8/27/2006
UK: Father Banned from Driving for Saving Poisoned DaughterThe Swindon, UK Crown Court bans a father from driving because he was photographed speeding on the way to the hospital with his poisoned daughter.
The Swindon, UK Crown Court last week banned Gregg Holmes, 29, from driving for six weeks and fined him £150 (US $283) after a speed camera photographed him rushing his poisoned daughter to a hospital. The three-year-old had taken eleven packets of paracetamol, an over-the-counter pain medication that is toxic enough in high doses to lead to liver failure and death.
On July 20, Holmes drove 121 MPH past a speed camera on the M4 highway (70 MPH speed limit) at 12:33pm. Thirteen minutes later his daughter arrived at the emergency room of Great Western Hospital.
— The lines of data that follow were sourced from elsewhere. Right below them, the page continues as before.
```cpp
struct V9 {
  int lw;
  int R;
  int nsteps;
  int SWD, NSEG;
  int RSLOT;
  int NCPBT;
  int lcin;
  int NCG;
  int CPITCH;
  int KWP;
  int PROWS;
  int NGRP;
  int gwl;
  int nitems;
  unsigned o_ring, o_cel, o_red, o_plane, o_gwl, o_gal, o_st, o_g, lds;
};

struct VC1 {
  int lw;
  int R;
  int nsteps;
  int RH, WP;
  int SWD, NSEG, RSLOT;
  int NCPBT;
  int lcin;
  unsigned o_xp, o_hp, o_ptab, o_prm, o_cel, o_g, o_ring, o_gal, o_red, o_e, o_wk, o_wc, lds;
};

constexpr int kF5MaxTc = 8;
constexpr int kF5MaxGrp = 4;

struct F5 {
  int lwo;
  int lwi;
  int codes;
  int IPM;
  int R, RH, WP;
  int NCBP;
  int nmt;
  int ntc;
  int ngrp;
  int tcmax;
  int tc0[kF5MaxTc + 1];
  int tcb[kF5MaxTc];
  int gt0[kF5MaxGrp + 1];
  int gcb0[kF5MaxGrp], gcb1[kF5MaxGrp];
  int gown[kF5MaxGrp];
};

struct F5W {
  int ntc;
  unsigned char tc0[kF5MaxTc + 1];
  unsigned char tcb[kF5MaxTc];
};
inline F5W f5w_of(const F5& v) {
  F5W w;
  w.ntc = v.ntc;
  for (int i = 0; i <= kF5MaxTc; ++i) w.tc0[i] = v.tc0[i];
  for (int i = 0; i < kF5MaxTc; ++i) w.tcb[i] = v.tcb[i];
  return w;
}

constexpr int kZeroCode = 259;

struct G5 {
  int lwo;
  int lwi;
  int codes;
  int IPM;
  int R, RH, WP;
  int nmt;
  int nst;
  int nchunks;
};

struct X5 {
  int nmt;
  int tpi;
  int CBN;
  int NPG;
  int lw;
};

struct R6 {
  int tc0[3];
  int ntc;
  int nmt;
};

constexpr int kR6C = 16, kR6W = 32, kR6R = 4, kR6T = 2;
constexpr int kR6KO = 3 * kR6C;
constexpr int kR6NK = kR6T * kR6KO;
constexpr int kR6KSG = kR6NK / 32;
constexpr int kR6WxItems = 9 * kR6KSG * 64;

struct R6L {
  static constexpr int RP = kR6R + 2, WP = kR6W + 2;
  static constexpr int GPX = kR6NK * 2 + 16;
  static constexpr int GROW = WP * GPX;
  static constexpr int GPL = kR6R * GROW;
  static constexpr int EXP = 36;
  static constexpr int O_XP = 0;
  static constexpr int O_XH = O_XP + RP * WP * 48;
  static constexpr int O_GP = O_XH + kR6C * RP * WP * 8;
  static constexpr int O_CA = O_GP + 3 * GPL;
  static constexpr int O_WX = O_CA + 2 * kR6C * kR6W * 4;
  static constexpr int O_PR = O_WX + kR6WxItems * 16;
  static constexpr int O_AL = O_PR + kR6T * 9 * 16 * 16;
  static constexpr int O_CE = O_AL + 260 * 8;
  static constexpr int LDS = O_CE + 32 * 4;
};
static_assert(R6L::LDS <= 160 * 1024, "r6 LDS budget");
static_assert(9 * 8 * 64 * 16 <= 3 * R6L::GPL, "r6 gw reduction buffer");
static_assert(2 * kR6T * 9 * 8 * 16 * 4 <= 3 * R6L::GPL, "r6 grad_alpha reduction buffer");

constexpr int kCalFlag = 300;
constexpr uint32_t kCodesMagic = 0xC0DE5EEDu;

constexpr int kActLutMax = 256;

}
```

Before: 4593 billion MAC/s.

## Exploit sparse crossbar tile in gx5 via shifted kw accumulators and compact weights

Restructures the input-gradient MFMA loop so each kh row loads one activation slab and accumulates the three kw taps into separate accumulators, then combines them with lane shuffles and an LDS exchange at tile edges. This removes the per-kw activation LDS reads. For the crossbar tile that covers only a few channels, it packs those channels' kw taps into one compact 16-column weight operand, so that tile needs fewer MFMAs and fewer weight loads. In exchange it adds more accumulator registers, shuffles, an extra barrier for CBN==1, and hardcoded geometry assumptions (xbar 128, 16/32 channels).

Result: no change. 4617 billion MAC/s (median of 6 runs) (+0.5%).

```diff
diff --git a/cim_quantization_amd/csrc/cimq_gx5.hip b/cim_quantization_amd/csrc/cimq_gx5.hip
--- a/cim_quantization_amd/csrc/cimq_gx5.hip
+++ b/cim_quantization_amd/csrc/cimq_gx5.hip
@@ -20,9 +20,11 @@
   const int PLANE = 6 * WP * 96;
   const int OW5 = 3 * PLANE + 32;
   constexpr int NW5 = 9 * 2 * CBN * 64;
-  constexpr int NWI = (NW5 + 511) / 512;
+  constexpr int NWI = ((9 + 3) * 2 * 64 + 511) / 512;
+  static_assert(x5_compact(0).tile == 1 && (CBN == 1 || x5_compact(1).tile == 2), "block cb: full tile cb, compact cb + 1");
   float* cel = reinterpret_cast<float*>(smem + OW5 + NW5 * 16);
   float* red = cel + 16;
+  float* xch = red + 16;
   const int lane = threadIdx.x & 63, wave = threadIdx.x >> 6;
   const int r16 = lane & 15, g4 = lane >> 4;
   const float sw = *sw_p, sa = *sa_p;
@@ -42,12 +44,15 @@
   const int gpr = g.W >> 4;
   const int rl = pg / gpr, iw0 = 16 * (pg - rl * gpr);
   const int c_lo = 16 * cb, c_hi = 16 * cb + 15;
+  const X5Compact cpt = CBN == 2 && cb == 1 ? x5_compact(1) : x5_compact(0);
   const int gstride = g.onchw ? g.P : 1;
 
   const int NG = 6 * g.W * 4;
   for (int mt = bid; mt < v.nmt; mt += nblk) {
     const int b = mt / v.tpi, r0 = (mt - b * v.tpi) * 4;
-    v4f acc = v4f{0.f, 0.f, 0.f, 0.f};
+    v4f U[3], V = v4f{0.f, 0.f, 0.f, 0.f};
+#pragma unroll
+    for (int kw = 0; kw < 3; ++kw) U[kw] = v4f{0.f, 0.f, 0.f, 0.f};
     float gvr[2][2][4];
 #pragma unroll
     for (int hh = 0; hh < 2; ++hh)
@@ -70,11 +75,16 @@
     for (int h = 0; h < 2; ++h) {
       if (h >= CBN) break;
       const int ih2 = i * CBN + h;
+      const int nfull = i < CBN ? 9 * 2 * 64 : 0, nw = nfull + (i > 0 ? 3 * 2 * 64 : 0);
+      auto widx = [&](int j) {
+        const int jj = j < nfull ? j : j - nfull, cbs = j < nfull ? i : i - 1;
+        return ((jj >> 6) * CBN + cbs) * 64 + (jj & 63);
+      };
       v4i wv[NWI];
 #pragma unroll
       for (int u = 0; u < NWI; ++u) {
-        const int idx = threadIdx.x + u * 512;
-        if (idx < NW5) wv[u] = wg5[ih2 * NW5 + idx];
+        const int j = threadIdx.x + u * 512;
+        if (j < nw) wv[u] = wg5[ih2 * NW5 + widx(j)];
       }
       uint4 s4r[2];
 #pragma unroll
@@ -91,8 +101,8 @@
       __syncthreads();
 #pragma unroll
       for (int u = 0; u < NWI; ++u) {
-        const int idx = threadIdx.x + u * 512;
-        if (idx < NW5) reinterpret_cast<v4i*>(smem + OW5)[idx] = wv[u];
+        const int j = threadIdx.x + u * 512;
+        if (j < nw) reinterpret_cast<v4i*>(smem + OW5)[widx(j)] = wv[u];
       }
       auto build = [&](auto stdc) {
         constexpr bool STD = decltype(stdc)::value;
@@ -134,22 +144,63 @@
       __syncthreads();
       if (9 * c_hi + 8 < i * g.xbar || 9 * c_lo >= (i + 1) * g.xbar) continue;
       const v4i* wb = reinterpret_cast<const v4i*>(smem + OW5) + cb * 64 + lane;
-#pragma unroll
-      for (int p = 0; p < 9; ++p) {
-        const int kh = p / 3, kw = p - 3 * kh;
-        const uint8_t* pa = smem + (size_t)((rl + 2 - kh) * WP + iw0 + r16 + 2 - kw) * 96 + 16 * g4;
+      const bool compact = i == cpt.tile;
+#pragma unroll
+      for (int kh = 0; kh < 3; ++kh) {
+        const uint8_t* pa = smem + (size_t)((rl + 2 - kh) * WP + iw0 + r16 + 1) * 96 + 16 * g4;
 #pragma unroll
         for (int s = 0; s < 2; ++s) {
           const v8bf ah = as_v8bf(*reinterpret_cast<const v4i*>(pa + 64 * s));
           const v8bf am = as_v8bf(*reinterpret_cast<const v4i*>(pa + PLANE + 64 * s));
           const v8bf al = as_v8bf(*reinterpret_cast<const v4i*>(pa + 2 * PLANE + 64 * s));
-          const v8bf w = as_v8bf(wb[(p * 2 + s) * CBN * 64]);
-          acc = __builtin_amdgcn_mfma_f32_16x16x32_bf16(ah, w, acc, 0, 0, 0);
-          acc = __builtin_amdgcn_mfma_f32_16x16x32_bf16(am, w, acc, 0, 0, 0);
-          acc = __builtin_amdgcn_mfma_f32_16x16x32_bf16(al, w, acc, 0, 0, 0);
-        }
-      }
-    }
+          if (compact) {
+            const v8bf w = as_v8bf(wb[(kh * 2 + s) * CBN * 64]);
+            V = __builtin_amdgcn_mfma_f32_16x16x32_bf16(ah, w, V, 0, 0, 0);
+            V = __builtin_amdgcn_mfma_f32_16x16x32_bf16(am, w, V, 0, 0, 0);
+            V = __builtin_amdgcn_mfma_f32_16x16x32_bf16(al, w, V, 0, 0, 0);
+          } else {
+            v8bf w[3];
+#pragma unroll
+            for (int kw = 0; kw < 3; ++kw) w[kw] = as_v8bf(wb[((3 * kh + kw) * 2 + s) * CBN * 64]);
+#pragma unroll
+            for (int kw = 0; kw < 3; ++kw) U[kw] = __builtin_amdgcn_mfma_f32_16x16x32_bf16(ah, w[kw], U[kw], 0, 0, 0);
+#pragma unroll
+            for (int kw = 0; kw < 3; ++kw) U[kw] = __builtin_amdgcn_mfma_f32_16x16x32_bf16(am, w[kw], U[kw], 0, 0, 0);
+#pragma unroll
+            for (int kw = 0; kw < 3; ++kw) U[kw] = __builtin_amdgcn_mfma_f32_16x16x32_bf16(al, w[kw], U[kw], 0, 0, 0);
+          }
+        }
+      }
+    }
+    {
+      const int cf = cpt.c_first - c_lo;
+      const bool live = r16 >= cf;
+      const int src = (lane & 48) | (live ? 3 * (r16 - cf) : 0);
+#pragma unroll
+      for (int kw = 0; kw < 3; ++kw)
+#pragma unroll
+        for (int r = 0; r < 4; ++r) {
+          const float t = __shfl(V[r], src + kw);
+          U[kw][r] += live ? t : 0.f;
+        }
+    }
+    float e0 = __shfl(U[0][0], (lane + 16) & 63);
+    float e2 = __shfl(U[2][3], (lane - 16) & 63);
+    if constexpr (CBN == 1) {
+      if (g4 == 0) xch[wave * 32 + r16] = U[0][0];
+      if (g4 == 3) xch[wave * 32 + 16 + r16] = U[2][3];
+      __syncthreads();
+      if (g4 == 3) e0 = iw0 == 0 ? xch[(wave + 1) * 32 + r16] : 0.f;
+      if (g4 == 0) e2 = iw0 != 0 ? xch[(wave - 1) * 32 + 16 + r16] : 0.f;
+    } else {
+      if (g4 == 3) e0 = 0.f;
+      if (g4 == 0) e2 = 0.f;
+    }
+    v4f acc;
+    acc[0] = (U[1][0] + U[0][1]) + e2;
+    acc[1] = (U[1][1] + U[0][2]) + U[2][0];
+    acc[2] = (U[1][2] + U[0][3]) + U[2][1];
+    acc[3] = (U[1][3] + e0) + U[2][2];
     const int ih = r0 + rl, iw = iw0 + 4 * g4;
     const int gi = ((b * g.C + c_lo + r16) * g.H + ih) * g.W + iw;
     const float4 xv4 = *reinterpret_cast<const float4*>(x + gi);
diff --git a/cim_quantization_amd/csrc/cimq_host.h b/cim_quantization_amd/csrc/cimq_host.h
--- a/cim_quantization_amd/csrc/cimq_host.h
+++ b/cim_quantization_amd/csrc/cimq_host.h
@@ -714,7 +714,7 @@
   if ((long long)g.T * g.M * g.O >= (1LL << 31) || (long long)g.Nin >= (1LL << 31) || (long long)g.M * g.O >= (1LL << 31))
     return p;
   p.nblk = std::min(p.v.nmt, tune("GX5_GRID", 256));
-  p.lds = (size_t)3 * 6 * (g.W + 2) * 96 + 32 + (size_t)9 * 2 * p.v.CBN * 1024 + 32 * 4;
+  p.lds = (size_t)3 * 6 * (g.W + 2) * 96 + 32 + (size_t)9 * 2 * p.v.CBN * 1024 + 32 * 4 + 8 * 32 * 4;
   p.ok = p.lds <= (size_t)80 * 1024;
   return p;
 }
diff --git a/cim_quantization_amd/csrc/cimq_operands.h b/cim_quantization_amd/csrc/cimq_operands.h
--- a/cim_quantization_amd/csrc/cimq_operands.h
+++ b/cim_quantization_amd/csrc/cimq_operands.h
@@ -380,10 +380,19 @@
   const int p = r % 9;
   r /= 9;
   const int h = r % CBN, i = r / CBN;
-  const int c = 16 * cb + (lane & 15);
-  const int f = c * 9 + p;
   const int flo = i * g.xbar, fhi = min(flo + g.xbar, g.K);
-  const bool ok = c < g.C && f >= flo && f < fhi;
+  const X5Compact cc = x5_compact(cb);
+  int f;
+  bool ok;
+  if (i == cc.tile) {
+    const int n = lane & 15, c = cc.c_first + n / 3;
+    f = c * 9 + 3 * p + (n - 3 * (n / 3));
+    ok = p < 3 && n < 3 * cc.nch && f >= flo && f < fhi;
+  } else {
+    const int c = 16 * cb + (lane & 15);
+    f = c * 9 + p;
+    ok = c < g.C && f >= flo && f < fhi;
+  }
   uint32_t wd[4] = {0, 0, 0, 0};
 #pragma unroll
   for (int e = 0; e < 8; ++e) {
diff --git a/cim_quantization_amd/csrc/cimq_types.h b/cim_quantization_amd/csrc/cimq_types.h
--- a/cim_quantization_amd/csrc/cimq_types.h
+++ b/cim_quantization_amd/csrc/cimq_types.h
@@ -218,6 +218,18 @@
   int lw;
 };
 
+struct X5Compact {
+  int tile, c_first, nch;
+};
+constexpr X5Compact x5_compact(int cb) {
+  const int tile = (144 * cb + 143) / 128;
+  const int f0 = 128 * tile > 144 * cb ? 128 * tile : 144 * cb;
+  return X5Compact{tile, f0 / 9, 16 * cb + 16 - f0 / 9};
+}
+static_assert(3 * x5_compact(0).nch <= 16 && 3 * x5_compact(1).nch <= 16, "compact columns must fit one MFMA operand");
+static_assert(x5_compact(0).tile == 1 && x5_compact(0).c_first == 14 && x5_compact(1).tile == 2 &&
+              x5_compact(1).c_first == 28, "the sparse pairs of 16 / 32 input channels at xbar 128");
+
 struct R6 {
   int tc0[3];
   int ntc;
```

Because she was released in an hour, the court concluded that his daughter was in "a worrying condition, not a serious one."
Holmes told the court, "I don't know, I'm not a doctor."
Because Holmes is unemployed, he did not have legal representation to argue that under the 1984 Road Traffic Regulation Act, "No statutory provision imposing a speed limit on motor vehicles shall apply to any vehicle on an occasion when it is being used for... ambulance... purposes, if the observance of that provision would be likely to hinder the use of the vehicle for the purpose for which it is being used on that occasion."
The court accepted Holmes was acting out of concern for his daughter's life and reduced the driving ban from ten weeks to six weeks, but kept the sizable fine.